For example the Services (or any mmc based) UI with no filter/search integrated is absurd. Heck they just "redesigned" Task Manager and none of the tabs have filter/search functionality which is annoying to say the least.
I suppose you can start typing with the inner tab having focus, and it SOMETIMES finds the correct thing, but it isn't reliable and is hidden functionality that people just need to know is a thing.
Props to them adding an address-bar to RegEdit though (in the W10 Creators Update) and multi-tab Powershell terminal. Very welcome and positive improvements. Wish we had more stuff like that.
I still remember the day I found out the envvar configuration screen had been updated, and finally:
* could be resized so you could see more than 4 envvars at a time, and had a scrollbar taller than 5mm to scroll through the list
* could be resized so you could actually see the entire envvar value without having to slowly move the cursor rightwards or copy it to notepad
* added a bespoke list editor for PATH so you wouldn't forget the separator or paste the new path at entirely the wrong location half the time
At that moment the sun started shining brighter. God was the old dialog unusable shit.
If I suspect a nefarious app is running in the background somewhere I have to manually read the list to find it and kill it.
End of the day one of two things is happening, either no one influential at MS uses Windows or their structure is so broken that pointing out something like this it isn’t even possible to action the feature to be built.
I'm tired of Microsoft actively making things worse instead of actually improving what they already have.
yes, examples include win32, mfc, wpf, winui 2, winui 3 are all UI frameworks that MS has released over the years, all of which are still in active use, some more than others.
For example, WPF is probably one of the most widely used, even though MS keeps trying to kill it.
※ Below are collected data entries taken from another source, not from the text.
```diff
-            const int cnt = std::min(WGRAD_PACK, njobs - at);
-            for (int i = 0; i < WGRAD_PACK; ++i) pack.j[i] = jobs[(size_t)std::min(at + i, njobs - 1)];
-            hipLaunchKernelGGL(wgrad_jobs_write_kernel, dim3(1), dim3(64), 0, st, pack, cnt, table + at);
-        }
-        {
-            PtvScopedTimer t(wgrad_kid(form), st, D.bytes[form]);
-            const dim3 grid((unsigned)wgs), block(TPB);
-            const WgradJob *tab = table;
-            switch (form) {
-                case WF_LDS: hipLaunchKernelGGL(linear_wgrad_lds_kernel_jobs<0>, grid, block, WL_LDS_BYTES, st, tab, njobs); break;
-                case WF_LDS_RS: hipLaunchKernelGGL(linear_wgrad_lds_kernel_jobs<1>, grid, block, WL_LDS_BYTES, st, tab, njobs); break;
-                case WF_DIRECT: hipLaunchKernelGGL(linear_wgrad_kernel_jobs<false>, grid, block, 0, st, tab, njobs); break;
-                case WF_DIRECT_BF16: hipLaunchKernelGGL(linear_wgrad_kernel_jobs<true>, grid, block, 0, st, tab, njobs); break;
-                case WF_GROUPED: {
-                    size_t lds = 0;
-                    for (const WgradJob &J : jobs) lds = std::max(lds, grouped_lds_bytes(J.cin, J.gw));
-                    hipLaunchKernelGGL(grouped_wgrad_kernel_jobs, grid, block, lds, st, tab, njobs);
-                    break;
-                }
-                default:
-                    if (gva_wgrad_tile_launch_jobs(tab, njobs, wgs, pos_all ? (int)pos_wgs : 0, st) != PTV2_OK) return PTV2_ERR_LAUNCH;
-            }
-        }
-        hipLaunchKernelGGL(wgrad_jobs_finalize_kernel, dim3((unsigned)((fin + 255) / 256)), dim3(256), 0, st,
-                           (const WgradJob *)table, njobs, fin);
-        jobs.clear();
-        D.bytes[form] = 0.0;
-    }
+            const int cnt = std::min(WGRAD_PACK, total - at);
+            for (int i = 0; i < WGRAD_PACK; ++i) pack.j[i] = all[(size_t)std::min(at + i, total - 1)];
+            hipLaunchKernelGGL(wgrad_jobs_write_pack_kernel, dim3(1), dim3(64), 0, st, pack, cnt, table + at);
+        }
+    }
+    for (int f = 0; f < WGRAD_FORMS; ++f) {
+        const WgradForm form = (WgradForm)f;
+        const int njobs = (int)D.jobs[form].size();
+        if (njobs == 0) continue;
+        PtvScopedTimer t(wgrad_kid(form), st, D.bytes[form]);
+        const dim3 grid((unsigned)wgs[f]), block(TPB);
+        const WgradJob *tab = table + first[f];
+        switch (form) {
+            case WF_LDS: hipLaunchKernelGGL(linear_wgrad_lds_kernel_jobs<0>, grid, block, WL_LDS_BYTES, st, tab, njobs); break;
+            case WF_LDS_RS: hipLaunchKernelGGL(linear_wgrad_lds_kernel_jobs<1>, grid, block, WL_LDS_BYTES, st, tab, njobs); break;
+            case WF_DIRECT: hipLaunchKernelGGL(linear_wgrad_kernel_jobs<false>, grid, block, 0, st, tab, njobs); break;
+            case WF_DIRECT_BF16: hipLaunchKernelGGL(linear_wgrad_kernel_jobs<true>, grid, block, 0, st, tab, njobs); break;
+            case WF_GROUPED: {
+                size_t lds = 0;
+                for (const WgradJob &J : D.jobs[form]) lds = std::max(lds, grouped_lds_bytes(J.cin, J.gw));
+                hipLaunchKernelGGL(grouped_wgrad_kernel_jobs, grid, block, lds, st, tab, njobs);
+                break;
+            }
+            default:
+                if (gva_wgrad_tile_launch_jobs(tab, njobs, wgs[f], pos_all ? (int)pos_wgs : 0, st) != PTV2_OK) return PTV2_ERR_LAUNCH;
+        }
+    }
+    hipLaunchKernelGGL(wgrad_jobs_finalize_kernel, dim3((unsigned)((fin + 255) / 256)), dim3(256), 0, st, (const WgradJob *)table,
+                       total, fin);
+    for (int f = 0; f < WGRAD_FORMS; ++f) { D.jobs[f].clear(); D.bytes[f] = 0.0; }
     PTV2_CHECK_LAUNCH();
     return PTV2_OK;
 }
```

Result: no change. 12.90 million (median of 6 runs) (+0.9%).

See https://www.codeproject.com/Articles/620045/Custom-Controls-... (I can't remember where the documentation for this is on MSDN, but I'm sure it's somewhere).
Be aware though Microsoft considers its WinUI 3 framework as the primary framework for implementing its Fluent design language and controls. (WinUI 2 will get you there too but has recently been deprecated.) Win32, common controls, WPF, WinForms, etc. are considered legacy technologies and cannot officially make use of many Fluent styles or controls.
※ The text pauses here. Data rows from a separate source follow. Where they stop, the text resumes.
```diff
@@ -800,11 +804,17 @@
     const bool ld = b.lang_acc != nullptr;
     if (det && (!b.det_bounds || !b.det_sh || (ld != (b.det_lang != nullptr)))) return hipErrorInvalidValue;
     if (ld && (!bwd_lang_direct(b.f.D) || (uintptr_t)b.f.lang % 16 != 0)) return hipErrorInvalidValue;
+    if (ld && LSR_BWD_LD_STATIC && b.VP != 16) return hipErrorInvalidValue;
     BwdKernel k = nullptr;
     const bool known = with_lang_set(lang_set_for(b.f.D), [&](auto nl) {
         constexpr int NL = decltype(nl)::value;
         with_bools([&](auto ldc, auto lstc, auto detc) {
-            if constexpr (!ldc.value || lang_direct_set(NL))
+            if constexpr (ldc.value && !detc.value && LSR_BWD_LD_STATIC) {
+                const uint64_t nb = (uint64_t)b.f.P * (uint64_t)(NL > 16 ? NL : 16) * 4u;
+                if constexpr (lang_direct_set(NL))
+                    k = nb < (uint64_t)LSR_BUF_OOB ? k_render_bwd_mf<NL, false, true, false, lstc.value, false, true>
+                                                   : k_render_bwd_mf<NL, false, true, false, lstc.value, false>;
+            } else if constexpr (!ldc.value || lang_direct_set(NL))
                 k = k_render_bwd_mf<NL, false, ldc.value, false, lstc.value, detc.value>;
         }, ld, lst, det);
     });
diff --git a/langsplatv2_amd/csrc/render_fwd.hip b/langsplatv2_amd/csrc/render_fwd.hip
--- a/langsplatv2_amd/csrc/render_fwd.hip
+++ b/langsplatv2_amd/csrc/render_fwd.hip
@@ -1,6 +1,39 @@
 #include "render_common.h"
 
+#ifndef LSR_FWD_EXP4
+#define LSR_FWD_EXP4 1
+#endif
+#ifndef LSR_FWD_RGB
+#define LSR_FWD_RGB 1
+#endif
+
 namespace lsr {
+
+__device__ __forceinline__ void expf_det2x2(f32x2 x0, f32x2 x1, f32x2& e0, f32x2& e1)
+{
+    typedef uint32_t u32x2 __attribute__((ext_vector_type(2)));
+    auto fma2 = [](f32x2 a, f32x2 b, f32x2 c) { return __builtin_elementwise_fma(a, b, c); };
+    auto k2 = [](float v) { return f32x2{v, v}; };
+    x0 = f32x2{__builtin_amdgcn_fmed3f(x0.x, -87.0f, 1.0e30f), __builtin_amdgcn_fmed3f(x0.y, -87.0f, 1.0e30f)};
+    x1 = f32x2{__builtin_amdgcn_fmed3f(x1.x, -87.0f, 1.0e30f), __builtin_amdgcn_fmed3f(x1.y, -87.0f, 1.0e30f)};
+    const f32x2 t0 = fma2(x0, k2(1.44269504088896341f), k2(12582912.0f));
+    const f32x2 t1 = fma2(x1, k2(1.44269504088896341f), k2(12582912.0f));
+    const f32x2 n0 = t0 - k2(12582912.0f), n1 = t1 - k2(12582912.0f);
+    f32x2 r0 = fma2(n0, k2(-0.693145751953125f), x0), r1 = fma2(n1, k2(-0.693145751953125f), x1);
+    r0 = fma2(n0, k2(-1.428606765330187e-06f), r0);
+    r1 = fma2(n1, k2(-1.428606765330187e-06f), r1);
+    f32x2 p0 = k2(0x1.6aea1ap-10f), p1 = p0;
+    constexpr float cf[6] = {0x1.1267d2p-7f, 0x1.555820p-5f, 0x1.555418p-3f, 0x1.fffffcp-2f, 1.0f, 1.0f};
+#pragma unroll
+    for (int i = 0; i < 6; i++) {
+        p0 = fma2(p0, r0, k2(cf[i]));
+        p1 = fma2(p1, r1, k2(cf[i]));
+    }
+    const u32x2 s0 = (__builtin_bit_cast(u32x2, t0) << 23) + u32x2{0x3f800000u, 0x3f800000u};
+    const u32x2 s1 = (__builtin_bit_cast(u32x2, t1) << 23) + u32x2{0x3f800000u, 0x3f800000u};
+    e0 = p0 * __builtin_bit_cast(f32x2, s0);
+    e1 = p1 * __builtin_bit_cast(f32x2, s1);
+}
 
 template <int NL, int F4>
 __device__ __forceinline__ void stage_features(float4* dst, const float* rgb, const float* lang, int D, uint32_t gid)
@@ -226,6 +259,20 @@
                 }
                 float al[4];
                 bool cm[4];
+                f32x2 EX4[2];
+                (void)EX4;
+                if constexpr (LSR_FWD_EXP4) {
+                    f32x2 P4[2];
+#pragma unroll
+                    for (int h = 0; h < 2; h++) {
+                        const int e = (q0 >> 1) + h;
+                        const f32x2 dx = st.X[e] - f32x2{pfx, pfx}, dy = st.Y[e] - f32x2{pfy, pfy};
+                        P4[h] = __builtin_elementwise_fma(f32x2{-0.5f, -0.5f},
+                                                          __builtin_elementwise_fma(st.CA[e] * dx, dx, (st.CC[e] * dy) * dy),
+                                                          -((st.CB[e] * dx) * dy));
+                    }
+                    expf_det2x2(P4[0], P4[1], EX4[0], EX4[1]);
+                }
 #pragma unroll
                 for (int h = 0; h < 2; h++) {
                     const int j0 = q0 + 2 * h, e = j0 >> 1;
@@ -235,7 +282,7 @@
                     const f32x2 P = __builtin_elementwise_fma(f32x2{-0.5f, -0.5f},
                                                               __builtin_elementwise_fma(sCA * dx, dx, (sCC * dy) * dy),
                                                               -((sCB * dx) * dy));
-                    const f32x2 EX = expf_det2(P);
+                    const f32x2 EX = LSR_FWD_EXP4 ? EX4[h] : expf_det2(P);
                     const float a0 = fminf(0.99f, OP.x * EX.x), a1 = fminf(0.99f, OP.y * EX.y);
                     const bool c0 = (j0 < n) & !done & !(P.x > 0.0f) & !(a0 < 1.0f / 255.0f);
                     const bool c1 = (j0 + 1 < n) & !done & !(P.y > 0.0f) & !(a1 < 1.0f / 255.0f);
@@ -249,6 +296,7 @@
                     const int kk = min(q0 + k, n - 1);
                     if constexpr (SF) {
                         const float4 f = st.R[kk];
+                        if constexpr (LSR_FWD_RGB) asm volatile("" ::"v"(f.w));
                         return make_float3(f.x, f.y, f.z);
                     } else {
                         const float4 f = st.F[kk * F4];
@@ -267,6 +315,7 @@
                         acc[0] = fmaf(f.x, aT, acc[0]);
                         acc[1] = fmaf(f.y, aT, acc[1]);
                         acc[2] = fmaf(f.z, aT, acc[2]);
+                        if constexpr (LSR_FWD_RGB) asm("" : "+v"(acc[1]), "+v"(acc[2]));
                         lastj = cm[k] ? q0 + k : lastj;
                         s4[k] = aT;
                     }
```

I still find it surprising that in some forgotten corner of Windows we get 3.11 file dialogue. But also who cares really.
The only styling in common is most of the window colours match the selected theme.
The window decoration style, layout, font sizes, iconography, buttons are all artifacts of older MS Windows and do not match the modern Win 11 design language.
I believe some are no longer supported, but are still in use internally.
AI could also translate mouse clicks/coordinates accordingly if it moves stuff around.
You could even have "UI themes", tell the AI to re-render in Windows 2000/XP/11 style.
EDIT: the downvotes I'm getting with no comments are funny. This will happen in the next 7 years because solving this problem once it's much cheaper than fixing all the apps one by one.
Java came out when I was young, with a huge JRE installation, slow startup times, GC pauses and Java Swing.
Then Electron came out, making a “hello world” gui app need 800mb of RAM. Electron makes Java feel light and nimble.
Honorable mention for docker convincing windows and macos developers to write software inside slow virtual machines for no reason.
Recently, despite the tireless work of photoanalysisd on my Mac, and Microsoft teams on windows, things were starting to get faster again. Thank goodness for you, parent commenter. I can worry no longer. I was starting to wonder if the curse might be lifted.
I can see it now. It’s 2026. My fans spin up as a 8gb neural net live-translates the UI of notepad.exe for the modern age. My $4000 graphics card is showing its age. My mouse lags while I try and click on the menu. The UI is rerendered because Microsoft couldn’t be bothered porting the windows 11 UI code to the new windows 13 UI look and feel. Windows 13 looks different yet again for no reason. So they do the translation live on my GPU instead because it’s cheaper (for them). Programmer time is still expensive. In the background ChatGPT quietly makes web requests to live-translate all the menu items into the new social media acceptable language. The start menu is now on the right.
What a time to be alive.
But back to the topic: The reason why UIs are no longer themeable has zero technical reason, instead it's a cultural problem (the introduction of artificial 'fashion cycles' into UI design for no other reason than justifying the existence of a 'UI designer' job role.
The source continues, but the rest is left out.